EXERCISE ▸
The required output is a copy of each line in the material below that includes "char".

DATA SUPPLIED ▸
*****
# palash1992/GEM

Hardware: NVIDIA H100
Metric: nodes/sec embedded at d=128 (higher is better)
Workload: dtype f32

## Files before the change

### gem_b200/csrc/apply_tc.cu

```cuda
#include "tc_common.cuh"

namespace gemb {

struct ApplyTcParams {
    int64_t n;
    const float *Q;
    const float *M;
    float *Out;
    int b1, b2, ldm, ldo;
    uint32_t a_lbo;
    uint32_t a_tile;
    uint32_t b_tile;
    uint32_t raw_slot;
};

template <int TILE_M, int NPAD>
__global__ void __launch_bounds__(384, 1) apply_tc_kernel(ApplyTcParams p) {
    extern __shared__ __align__(128) char smem[];
    __shared__ __align__(8) uint64_t s_full[2], s_tile_full, s_tile_free;
    const int tid = threadIdx.x, lane = tid & 31, warp = tid >> 5;
    const int kchunks = p.b1 / 4;
    const int ksteps = p.b1 / 8;
    const uint32_t a_sbo = 128u;
    const uint32_t b_lbo = 128u;
    const uint32_t b_sbo = (uint32_t)kchunks * 128u;
    char *raw_base = smem;
    char *a_hi = smem + 2 * (size_t)p.raw_slot, *a_lo = a_hi + p.a_tile;
    char *b_hi = a_lo + p.a_tile, *b_lo = b_hi + p.b_tile;

    if (tid == 0) {
        for (int i = 0; i < 2; i++) tc::mbar_init(tc::smem_u32(&s_full[i]), 1);
        tc::mbar_init(tc::smem_u32(&s_tile_full), 4);
        tc::mbar_init(tc::smem_u32(&s_tile_free), 8);
        asm volatile("fence.mbarrier_init.release.cluster;" ::: "memory");
    }
    for (int idx = tid; idx < NPAD * kchunks; idx += blockDim.x) {
        const int nn = idx % NPAD, kc = idx / NPAD;
        float4 v = make_float4(0.f, 0.f, 0.f, 0.f);
        if (nn < p.b2) {
            const float *m = p.M + (size_t)(4 * kc) * p.ldm + nn;
            v = make_float4(__ldg(m), __ldg(m + p.ldm), __ldg(m + 2 * (size_t)p.ldm), __ldg(m + 3 * (size_t)p.ldm));
        }
        uint4 hi, lo;
        tc::split_tf32(v, hi, lo);
        const uint32_t off = (uint32_t)(nn >> 3) * b_sbo + (uint32_t)(nn & 7) * 16u + (uint32_t)kc * b_lbo;
        *(uint4 *)(b_hi + off) = hi;
        *(uint4 *)(b_lo + off) = lo;
    }
    tc::fence_proxy_async();
    __syncthreads();

    const int64_t tiles_total = (p.n + TILE_M - 1) / TILE_M;
    const int nt = (int)((tiles_total - blockIdx.x + gridDim.x - 1) / gridDim.x);
    auto tile_row0 = [&](int t) { return ((int64_t)blockIdx.x + (int64_t)t * gridDim.x) * TILE_M; };
    auto tile_rows = [&](int t) { const int64_t r0 = tile_row0(t); return (int)(p.n - r0 < TILE_M ? p.n - r0 : TILE_M); };

    if (warp >= 8) {
        auto issue = [&](int t) {
            const int slot = t & 1;
            const uint32_t bytes = (uint32_t)tile_rows(t) * (uint32_t)p.b1 * 4u;
            const uint32_t bar = tc::smem_u32(&s_full[slot]);
            tc::mbar_expect_tx(bar, bytes);
            tc::bulk_g2s(tc::smem_u32(raw_base + (size_t)slot * p.raw_slot), p.Q + tile_row0(t) * p.b1, bytes, bar);
        };
        if (tid == 256) {
            if (nt > 0) issue(0);
            if (nt > 1) issue(1);
        }
        const int ltid = tid - 256;
        for (int t = 0; t < nt; t++) {
            const int slot = t & 1;
            const char *raw = raw_base + (size_t)slot * p.raw_slot;
            tc::mbar_wait(tc::smem_u32(&s_full[slot]), (uint32_t)(t >> 1) & 1);
            if (t >= 1) tc::mbar_wait(tc::smem_u32(&s_tile_free), (uint32_t)(t - 1) & 1);
            const int vr = tile_rows(t);
            for (int idx = ltid; idx < TILE_M * kchunks; idx += 128) {
                const int m = idx / kchunks, kc = idx - m * kchunks;
                float4 v = make_float4(0.f, 0.f, 0.f, 0.f);
                if (m < vr) v = *(const float4 *)(raw + ((size_t)m * p.b1 + 4 * kc) * 4);
                uint4 hi, lo;
                tc::split_tf32(v, hi, lo);
                const uint32_t off = (uint32_t)(m >> 3) * a_sbo + (uint32_t)(m & 7) * 16u + (uint32_t)kc * p.a_lbo;
                *(uint4 *)(a_hi + off) = hi;
                *(uint4 *)(a_lo + off) = lo;
            }
            tc::fence_proxy_async();
            __syncwarp();
            if (lane == 0) tc::mbar_arrive(tc::smem_u32(&s_tile_full));
            tc::named_sync(1, 128);
            if (tid == 256 && t + 2 < nt) issue(t + 2);
        }
    } else {
        const int wg = warp >> 2;
        const bool active = wg * 64 < TILE_M;
        float acc[NPAD / 2];
        const uint32_t a_off = (uint32_t)wg * 8u * a_sbo;
        for (int t = 0; t < nt; t++) {
            tc::mbar_wait(tc::smem_u32(&s_tile_full), (uint32_t)t & 1);
            __syncwarp();
            uint64_t dah = tc::make_desc(tc::smem_u32(a_hi) + a_off, p.a_lbo, a_sbo), dal = tc::make_desc(tc::smem_u32(a_lo) + a_off, p.a_lbo, a_sbo);
            uint64_t dbh = tc::make_desc(tc::smem_u32(b_hi), b_lbo, b_sbo), dbl = tc::make_desc(tc::smem_u32(b_lo), b_lbo, b_sbo);
            const uint64_t a_step = (uint64_t)((2u * p.a_lbo) >> 4), b_step = (uint64_t)((2u * b_lbo) >> 4);
            if (active) {
                tc::wgmma_fence();
                for (int ks = 0; ks < ksteps; ks++) {
                    tc::wgmma_tf32<NPAD>(acc, dah, dbh, ks > 0 ? 1u : 0u);
                    tc::wgmma_tf32<NPAD>(acc, dah, dbl, 1u);
                    tc::wgmma_tf32<NPAD>(acc, dal, dbh, 1u);
                    dah += a_step; dal += a_step; dbh += b_step; dbl += b_step;
                }
                tc::wgmma_commit();
                tc::wgmma_wait_all();
            }
            __syncwarp();
            if (lane == 0) tc::mbar_arrive(tc::smem_u32(&s_tile_free));
            if (!active) continue;
            const int vr = tile_rows(t);
            const int r0 = wg * 64 + (warp & 3) * 16 + (lane >> 2);
            float *orow = p.Out + tile_row0(t) * p.ldo;
#pragma unroll
            for (int j = 0; j < NPAD / 8; j++) {
                const int col = j * 8 + (lane & 3) * 2;
                if (col < p.b2) {
                    if (r0 < vr) *(float2 *)(orow + (size_t)r0 * p.ldo + col) = make_float2(acc[4 * j], acc[4 * j + 1]);
                    if (r0 + 8 < vr) *(float2 *)(orow + (size_t)(r0 + 8) * p.ldo + col) = make_float2(acc[4 * j + 2], acc[4 * j + 3]);
                }
            }
        }
    }
}
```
*****
RESULT FOR THIS EXERCISE ▸
    extern __shared__ __align__(128) char smem[];
    char *raw_base = smem;
    char *a_hi = smem + 2 * (size_t)p.raw_slot, *a_lo = a_hi + p.a_tile;
    char *b_hi = a_lo + p.a_tile, *b_lo = b_hi + p.b_tile;
            const char *raw = raw_base + (size_t)slot * p.raw_slot;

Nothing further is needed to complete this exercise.